What this task involves: For the data below, give again exactly the lines from the one containing "const double *tau, const" through the one containing "s.flags = PICASO_SEAL_LEVELS", both ends included, and no others.

Start of Records

diff --git a/picaso_amd/csrc/common.hpp b/picaso_amd/csrc/common.hpp
--- a/picaso_amd/csrc/common.hpp
+++ b/picaso_amd/csrc/common.hpp
@@ -129,7 +129,10 @@
         double u1, iu0, iu0sq, nl1, q2;
         double u0, nl0, nlm, wq2, wgt, wgt2;
     } ang[MAX_ANGLES];
-    const double *u0_tab, *u1_tab;
+    union {
+        struct { const double *u0_tab, *u1_tab; };
+        unsigned long long cmask[2];
+    };
     double *xint;
     double *albedo;
     double albedo_scale;
@@ -141,6 +144,7 @@
     int batch_interleave;
     unsigned long long lmask[2];
     int use_lmask;
+    int ep_small;
     double dt_small;
 };
 struct ReflBatchItem {
@@ -148,7 +152,10 @@
     const double *surf_reflect, *F0PI;
     double *xint, *albedo;
     double cos_theta;
-    const double *u0_tab, *u1_tab;
+    union {
+        struct { const double *u0_tab, *u1_tab; };
+        unsigned long long cmask[2];
+    };
     ReflectedArgs::Angle ang[MAX_ANGLES];
     unsigned long long lmask[2];
 };
diff --git a/picaso_amd/csrc/planeseal.hip b/picaso_amd/csrc/planeseal.hip
--- a/picaso_amd/csrc/planeseal.hip
+++ b/picaso_amd/csrc/planeseal.hip
@@ -18,13 +18,17 @@
 }
 
 bool seal_derivable(int device, const double *const planes[11], int nlevel, int nwno, long pitch,
-                    unsigned long long *layer_mask, bool *mask_valid)
+                    unsigned long long *layer_mask, bool *mask_valid, unsigned long long *deck_mask, bool *w0_unit)
 {
-    uint64_t m[2];
-    const bool ok = registry().derivable(device, planes, nlevel, nwno, pitch, m, mask_valid);
+    uint64_t m[2], c[2];
+    const bool ok = registry().derivable(device, planes, nlevel, nwno, pitch, m, mask_valid, c, w0_unit);
     if (layer_mask) {
         layer_mask[0] = m[0];
         layer_mask[1] = m[1];
+    }
+    if (deck_mask) {
+        deck_mask[0] = c[0];
+        deck_mask[1] = c[1];
     }
     return ok;
 }
@@ -37,7 +41,8 @@
 
 constexpr int SEAL_BLOCK = 256, SEAL_ROWS = 8;
 static_assert(32 % SEAL_ROWS == 0, "the layers of one block lie inside one word of the mask");
-constexpr int SEAL_WORDS = 1 + sealreg::MASK_LAYERS / 32;
+constexpr int SEAL_MASK_WORDS = sealreg::MASK_LAYERS / 32;
+constexpr int SEAL_WORDS = 1 + 2 * SEAL_MASK_WORDS + 1;
 
 __global__ __launch_bounds__(SEAL_BLOCK) void k_planes_seal(int nlayer, int nwno, long pitch, const double *dtau,
                                                              const double *tau, const double *gcos2,
@@ -53,6 +58,8 @@
     int bad = 0;
     unsigned notclear = 0;
     unsigned lane_cloudy = 0;
+    unsigned notdeck = 0, lane_notdeck = 0;
+    bool w0_out = false;
     double t = tau[(long)i0 * pitch + col], to = tau_og[(long)i0 * pitch + col];
     if (i0 == 0) {
         if (__double_as_longlong(t) != 0) bad |= PICASO_SEAL_TAU;
@@ -72,17 +79,29 @@
         }
         if (!(gcos2[o] == 0.5 * fr)) bad |= PICASO_SEAL_GCOS2;
         if (notclear_out) {
-            const bool cloudy = !(ftau_cld[o] == 0.0) || !(dto == dt) ||
+            const double fc = ftau_cld[o], w = w0[o];
+            const bool cloudy = !(fc == 0.0) || !(dto == dt) ||
                                 __double_as_longlong(fr) != __double_as_longlong(1.0) ||
-                                __double_as_longlong(w0_og[o]) != __double_as_longlong(w0[o]);
+                                __double_as_longlong(w0_og[o]) != __double_as_longlong(w);
             if (cloudy) lane_cloudy |= 1u << (i - i0);
+            if (fc == 0.0 || dto == dt) lane_notdeck |= 1u << (i - i0);
+            if (!(w >= 0.0 && w <= 1.0)) w0_out = true;
         }
     }
 #pragma unroll
     for (int b = 0; b < SEAL_ROWS; ++b)
         if (__any((lane_cloudy >> b) & 1u)) notclear |= 1u << ((i0 & 31) + b);
+#pragma unroll
+    for (int b = 0; b < SEAL_ROWS; ++b)
+        if (__any((lane_notdeck >> b) & 1u)) notdeck |= 1u << ((i0 & 31) + b);
+    const bool any_w0_out = __any(w0_out);
     if (bad) atomicOr(bad_out, bad);
     if (notclear && (threadIdx.x & 63) == 0) atomicOr(notclear_out + (i0 >> 5), notclear);
+    if (notclear_out && (threadIdx.x & 63) == 0) {
+        unsigned *deck_word = notclear_out + SEAL_MASK_WORDS + (i0 >> 5), *w0_word = notclear_out + 2 * SEAL_MASK_WORDS;
+        if (notdeck & ~__hip_atomic_load(deck_word, __ATOMIC_RELAXED, __HIP_MEMORY_SCOPE_AGENT)) atomicOr(deck_word, notdeck);
+        if (any_w0_out && !__hip_atomic_load(w0_word, __ATOMIC_RELAXED, __HIP_MEMORY_SCOPE_AGENT)) atomicOr(w0_word, 1u);
+    }
 }
 
 }
@@ -128,7 +147,9 @@
     s.nwno = nwno;
     s.pitch = plane_pitch;
     s.flags = PICASO_SEAL_LEVELS & ~found[0];
-    sealreg::mask_from_device_words(s, with_mask ? (const unsigned *)found + 1 : nullptr);
+    sealreg::mask_from_device_words(s, with_mask ? (const unsigned *)found + 1 : nullptr,
+                                    with_mask ? (const unsigned *)found + 1 + SEAL_MASK_WORDS : nullptr,
+                                    with_mask && found[1 + 2 * SEAL_MASK_WORDS] == 0);
     registry().record(ctx->device, s);
     if (flags_out) *flags_out = s.flags;
     return 0;
diff --git a/picaso_amd/csrc/planeseal.hpp b/picaso_amd/csrc/planeseal.hpp
--- a/picaso_amd/csrc/planeseal.hpp
+++ b/picaso_amd/csrc/planeseal.hpp
@@ -4,7 +4,8 @@
 namespace pz {
 
 bool seal_derivable(int device, const double *const planes[11], int nlevel, int nwno, long pitch,
-                    unsigned long long *layer_mask = nullptr, bool *mask_valid = nullptr);
+                    unsigned long long *layer_mask = nullptr, bool *mask_valid = nullptr,
+                    unsigned long long *deck_mask = nullptr, bool *w0_unit = nullptr);
 void seal_count_hit(int device, bool with_layer_mask = false);
 void seal_invalidate(int device, const void *p, size_t bytes);
 void seal_drop_device(int device);
diff --git a/picaso_amd/csrc/planeseal_registry.hpp b/picaso_amd/csrc/planeseal_registry.hpp
--- a/picaso_amd/csrc/planeseal_registry.hpp
+++ b/picaso_amd/csrc/planeseal_registry.hpp
@@ -19,6 +19,8 @@
     int flags;
     uint64_t clear[2];
     bool mask_valid;
+    uint64_t deck[2];
+    bool w0_unit;
 
     size_t extent(int j) const
     {
@@ -44,14 +46,21 @@
     bool layer_clear(int i) const { return mask_valid && i >= 0 && i < MASK_LAYERS && ((clear[i >> 6] >> (i & 63)) & 1u); }
 };
 
-inline void mask_from_device_words(Seal &s, const unsigned *notclear)
+inline void mask_from_device_words(Seal &s, const unsigned *notclear, const unsigned *notdeck = nullptr,
+                                   bool w0_unit = false)
 {
     const int nlayer = s.nlevel - 1;
     s.clear[0] = s.clear[1] = 0;
+    s.deck[0] = s.deck[1] = 0;
+    s.w0_unit = false;
     s.mask_valid = notclear != nullptr && nlayer <= MASK_LAYERS;
     if (!s.mask_valid) return;
-    for (int i = 0; i < nlayer; ++i)
-        if (!((notclear[i >> 5] >> (i & 31)) & 1u)) s.clear[i >> 6] |= (uint64_t)1 << (i & 63);
+    s.w0_unit = w0_unit;
+    for (int i = 0; i < nlayer; ++i) {
+        const bool clear = !((notclear[i >> 5] >> (i & 31)) & 1u);
+        if (clear) s.clear[i >> 6] |= (uint64_t)1 << (i & 63);
+        if (!clear && notdeck && !((notdeck[i >> 5] >> (i & 31)) & 1u)) s.deck[i >> 6] |= (uint64_t)1 << (i & 63);
+    }
 }
 
 struct DeviceSeals {
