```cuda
template <typename Real>
MDS_DEV Ref<Real> eval_traj(const typename TrajSpecT<Real>::spec& sp, const typename TrajSpecT<Real>::seg* __restrict__ segs, double t) {
  switch (sp.kind) {
    case MDS_TRAJ_CIRCLE: return eval_circle<Real>(sp.p, t);
    case MDS_TRAJ_LEMNISCATE: return eval_lemniscate<Real>(sp.p, t);
    case MDS_TRAJ_WAIT: return eval_wait<Real>(sp.p);
    default: break;
  }
  const typename TrajSpecT<Real>::spec table_spec = sp;
  return eval_traj_table<Real>(table_spec, segs, t);
}

}
```

multidronesim_b200/rollout.py:

```python
from __future__ import annotations

import torch

from . import _lib
from .control.dslpid import DSLPIDControl
from .control.geometric import GeometricControl
from .control.lqr import LQRController, LQROmegaController, LQRYankOmegaController
from .control.dlqr import _DecentralizedBase


class FusedRollout:
    def __init__(self, env, trajs, controller, qp_tracker=None, obstacles=None):
        self.env, self.trajs, self.controller, self.qp = env, trajs, controller, qp_tracker
        if trajs.num != env.NUM_TOTAL:
            raise ValueError("need one trajectory per drone")
        cfg = _lib.RolloutCfg()
        if isinstance(controller, GeometricControl):
            cfg.ctrl = _lib.CTRL_GEOMETRIC
        elif isinstance(controller, DSLPIDControl):
            cfg.ctrl = _lib.CTRL_DSLPID
        elif isinstance(controller, _DecentralizedBase):
            if controller.K is None or controller._coupled:
                raise _lib.MdsError("FusedRollout takes a decentralised LQR with per-drone gains: call compute_controller() first "
                                    "(the robot-coupled 12-dim gain runs through PerCallPipeline)")
            cfg.ctrl = controller.VARIANT
        elif isinstance(controller, LQROmegaController):
            cfg.ctrl = _lib.CTRL_LQR_OMEGA
        elif isinstance(controller, LQRYankOmegaController):
            cfg.ctrl = _lib.CTRL_LQR_YANK
        elif isinstance(controller, LQRController):
            cfg.ctrl = _lib.CTRL_LQR_TORQUE
        else:
            raise TypeError("unsupported controller type")
        cfg.use_cbf = int(qp_tracker is not None)
        rows = [] if obstacles is None else (obstacles.tolist() if isinstance(obstacles, torch.Tensor) else list(obstacles))
        if len(rows) > _lib.MAX_OBSTACLES:
# ... 6 lines not shown
                cfg.obstacles[4 * i + k] = float(r[k])
        cfg.write_obs_every = 0
        self.cfg = cfg
        self.stats = torch.zeros(_lib.STAT_COUNT, device=env.device, dtype=torch.float64)
        self.reset_stats()
        self.t = 0.0

    def reset_stats(self):
        self.stats.zero_()
        self.stats[3] = 1e30

    def plan(self):
        return _lib.load_library().mds_rollout_plan(self.env.NUM_ENVS, self.env.NUM_DRONES)

    def run(self, K, t0=None, obs_log=None, log_every=0, stages=0):
        env = self.env
        if t0 is None:
            t0 = self.t
        if stages not in (0, 1, 2, 3, 4, 5, 6, 7):
            raise ValueError("stages must be 0..7")
        t_call = t0 + env.CTRL_TIMESTEP if stages == 5 else t0
        self.cfg.stages = int(stages)
        self.cfg.write_obs_every = int(log_every) if obs_log is not None else 0
        if obs_log is not None:
            _lib.require_cuda(obs_log, "obs_log", env.dtype)
            if obs_log.numel() < (K // max(1, log_every)) * env.NUM_TOTAL * _lib.OBS_DIM:
                raise ValueError("obs_log too small")
        is_lqr = self.cfg.ctrl in (_lib.CTRL_LQR_TORQUE, _lib.CTRL_LQR_OMEGA, _lib.CTRL_LQR_YANK)
        geo = self.controller.c_gains() if self.cfg.ctrl == _lib.CTRL_GEOMETRIC else None
        per_drone = isinstance(self.controller, _DecentralizedBase)
        if per_drone:
            if self.controller._coupled:
                raise _lib.MdsError("robot-coupled gains cannot run in the fused rollout")
            self.cfg.lqr_gain_planes_dev = self.controller.K_planes.data_ptr()
            lqr = _lib.LqrGains()
            lqr.dim = self.controller.m
            pid = self.controller.low_level.pid_struct() if self.controller.low_level is not None else _lib.PidState(None, None)
        else:
            self.cfg.lqr_gain_planes_dev = None
            lqr = self.controller.c_gains() if is_lqr else None
            pid = self.controller._pid() if is_lqr else _lib.PidState(None, None)
        dsl = self.controller.c_gains() if self.cfg.ctrl == _lib.CTRL_DSLPID else None
        dsl_state = self.controller.state_struct() if self.cfg.ctrl == _lib.CTRL_DSLPID else _lib.DslPidState(None, None, None)
        cbf = self.qp.cbf.c_params() if self.qp is not None else None
        _lib.call("mds_rollout", env.dtype, env._prm, self.cfg, geo, lqr, cbf, env._state_struct(), pid, dsl, dsl_state,
                  _lib.ptr(self.trajs.specs), _lib.ptr(self.trajs.segs), _lib.ptr(env._obs), _lib.ptr(env._action), _lib.ptr(env._ext_force), _lib.ptr(obs_log),
# ... 162 lines not shown
```

multidronesim_b200/scenarios.py:

```python
from __future__ import annotations

import math

import numpy as np
import torch

from . import _lib
from .cbf import DroneCBF, DroneQPTracker
from .control import (GeometricControl, LQROmegaController, LQRYankOmegaController, ThrustOmegaController,
                      YankOmegaController)
from .enums import DroneModel, Physics
from .envs import BatchedCtrlAviary
from .model import LinearizedOmegaModel, LinearizedYankOmegaModel
from .rollout import FusedRollout
from .trajectories import TrajectorySet


SWARM_OBSTACLES = [[0.2, 0.0, 0.5, 0.1]]


def lemniscate_pos(a, theta, center):
    s, c = np.sin(theta), np.cos(theta)
    den = 1 + s * s
    return np.stack([center[0] + a * s * c / den, center[1] + a * c / den, np.full_like(theta, center[2])], axis=-1)
# ... 25 lines not shown
    return init


def cbf_swarm(num_envs, num_drones=8, order=3, dtype=torch.float32, device="cuda", seed=3, env_offset=0,
              omega=0.5, obstacle=True, physics=Physics.DYN_GND_DRAG_DW, pyb_freq=240, ctrl_freq=240):
    E, N = int(num_envs), int(num_drones)
    center = np.array([0.0, 0.0, 0.5])
    phase = (2 * np.pi / (N + 0.25)) * np.arange(N)
    init = cbf_swarm_init(E, N, seed=seed, env_offset=env_offset)
    env = BatchedCtrlAviary(drone_model=DroneModel.CF2P, num_drones=N, initial_xyzs=init, physics=physics,
                            pyb_freq=pyb_freq, ctrl_freq=ctrl_freq, num_envs=E, device=device, dtype=dtype)
    if order == 3:
        mdl = LinearizedYankOmegaModel(env)
        ctrl = LQRYankOmegaController(env, mdl, YankOmegaController(env))
        cbf = DroneCBF(env, [mdl] * N, safety_radius=0.125, zscale=2, order=3, cbf_poles=np.array([-3.0, -3.6, -5.6]))
        trk = DroneQPTracker(cbf, order=3, num_robots=N, xdim=10, env=env)
    else:
        mdl = LinearizedOmegaModel(env)
        ctrl = LQROmegaController(env, mdl, ThrustOmegaController(env))
        cbf = DroneCBF(env, [mdl] * N, safety_radius=0.1, zscale=1, order=2, cbf_poles=np.array([-2.2, -2.4]))
        trk = DroneQPTracker(cbf, order=2, num_robots=N, xdim=9, env=env)
    params = np.zeros((N, 7))
    params[:, 0], params[:, 1], params[:, 2:5], params[:, 5], params[:, 6] = 1.0, omega, center, 0.0, phase
    trajs = TrajectorySet.from_arrays(_lib.TRAJ_LEMNISCATE, np.tile(params, (E, 1)), device=device, dtype=dtype)
    obstacles = [list(o) for o in SWARM_OBSTACLES] if obstacle else None
    rollout = FusedRollout(env, trajs, ctrl, trk, obstacles)
    return dict(env=env, ctrl=ctrl, cbf=cbf, tracker=trk, trajs=trajs, obstacles=obstacles, rollout=rollout, init=init)


def cbf_swarm_streams(num_envs, parts, num_drones=8, order=3, dtype=torch.float32, device="cuda", seed=3, env_offset=0, **kw):
    from .dist import env_shard
    from .rollout import SwarmStreams
    subs = []
    for p in range(int(parts)):
        b0, b1 = env_shard(int(num_envs), p, int(parts))
        subs.append(cbf_swarm(b1 - b0, num_drones, order=order, dtype=dtype, device=device, seed=seed, env_offset=env_offset + b0, **kw))
    return SwarmStreams([s["rollout"] for s in subs]), subs


def tracking_swarm(num_envs, dtype=torch.float32, device="cuda", seed=1, env_offset=0, physics=Physics.DYN_GND_DRAG_DW):
    E = int(num_envs)
    ids = env_offset + np.arange(E)
    kind = np.where(ids % 2 == 0, _lib.TRAJ_CIRCLE, _lib.TRAJ_LEMNISCATE)
    phase = 2 * np.pi * 0.5 * (1.0 + np.vectorize(math.erf)(counter_normal(seed + 1000, ids, 1)[:, 0] / math.sqrt(2.0)))
    params = np.zeros((E, 7))
    circ = kind == _lib.TRAJ_CIRCLE
    params[circ, 0:6] = [1.0, 0.5, 0.0, 0.0, 1.0, 0.0]
# ... 11 lines not shown
```

multidronesim_b200/trajectories/__init__.py:

```python
from __future__ import annotations

import math

import numpy as np
import torch

from .. import _lib


class TrajectoryBase:
    def get_total_time(self):
        raise NotImplementedError

    def segments(self):
        raise NotImplementedError

    def simple_spec(self):
        return None
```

End of Records

Solution to this exercise:
                                                              const double *tau, const double *gcos2,
@@ -53,6 +58,8 @@
     int bad = 0;
     unsigned notclear = 0;
     unsigned lane_cloudy = 0;
+    unsigned notdeck = 0, lane_notdeck = 0;
+    bool w0_out = false;
     double t = tau[(long)i0 * pitch + col], to = tau_og[(long)i0 * pitch + col];
     if (i0 == 0) {
         if (__double_as_longlong(t) != 0) bad |= PICASO_SEAL_TAU;
@@ -72,17 +79,29 @@
         }
         if (!(gcos2[o] == 0.5 * fr)) bad |= PICASO_SEAL_GCOS2;
         if (notclear_out) {
-            const bool cloudy = !(ftau_cld[o] == 0.0) || !(dto == dt) ||
+            const double fc = ftau_cld[o], w = w0[o];
+            const bool cloudy = !(fc == 0.0) || !(dto == dt) ||
                                 __double_as_longlong(fr) != __double_as_longlong(1.0) ||
-                                __double_as_longlong(w0_og[o]) != __double_as_longlong(w0[o]);
+                                __double_as_longlong(w0_og[o]) != __double_as_longlong(w);
             if (cloudy) lane_cloudy |= 1u << (i - i0);
+            if (fc == 0.0 || dto == dt) lane_notdeck |= 1u << (i - i0);
+            if (!(w >= 0.0 && w <= 1.0)) w0_out = true;
         }
     }
 #pragma unroll
     for (int b = 0; b < SEAL_ROWS; ++b)
         if (__any((lane_cloudy >> b) & 1u)) notclear |= 1u << ((i0 & 31) + b);
+#pragma unroll
+    for (int b = 0; b < SEAL_ROWS; ++b)
+        if (__any((lane_notdeck >> b) & 1u)) notdeck |= 1u << ((i0 & 31) + b);
+    const bool any_w0_out = __any(w0_out);
     if (bad) atomicOr(bad_out, bad);
     if (notclear && (threadIdx.x & 63) == 0) atomicOr(notclear_out + (i0 >> 5), notclear);
+    if (notclear_out && (threadIdx.x & 63) == 0) {
+        unsigned *deck_word = notclear_out + SEAL_MASK_WORDS + (i0 >> 5), *w0_word = notclear_out + 2 * SEAL_MASK_WORDS;
+        if (notdeck & ~__hip_atomic_load(deck_word, __ATOMIC_RELAXED, __HIP_MEMORY_SCOPE_AGENT)) atomicOr(deck_word, notdeck);
+        if (any_w0_out && !__hip_atomic_load(w0_word, __ATOMIC_RELAXED, __HIP_MEMORY_SCOPE_AGENT)) atomicOr(w0_word, 1u);
+    }
 }
 
 }
@@ -128,7 +147,9 @@
     s.nwno = nwno;
     s.pitch = plane_pitch;
     s.flags = PICASO_SEAL_LEVELS & ~found[0];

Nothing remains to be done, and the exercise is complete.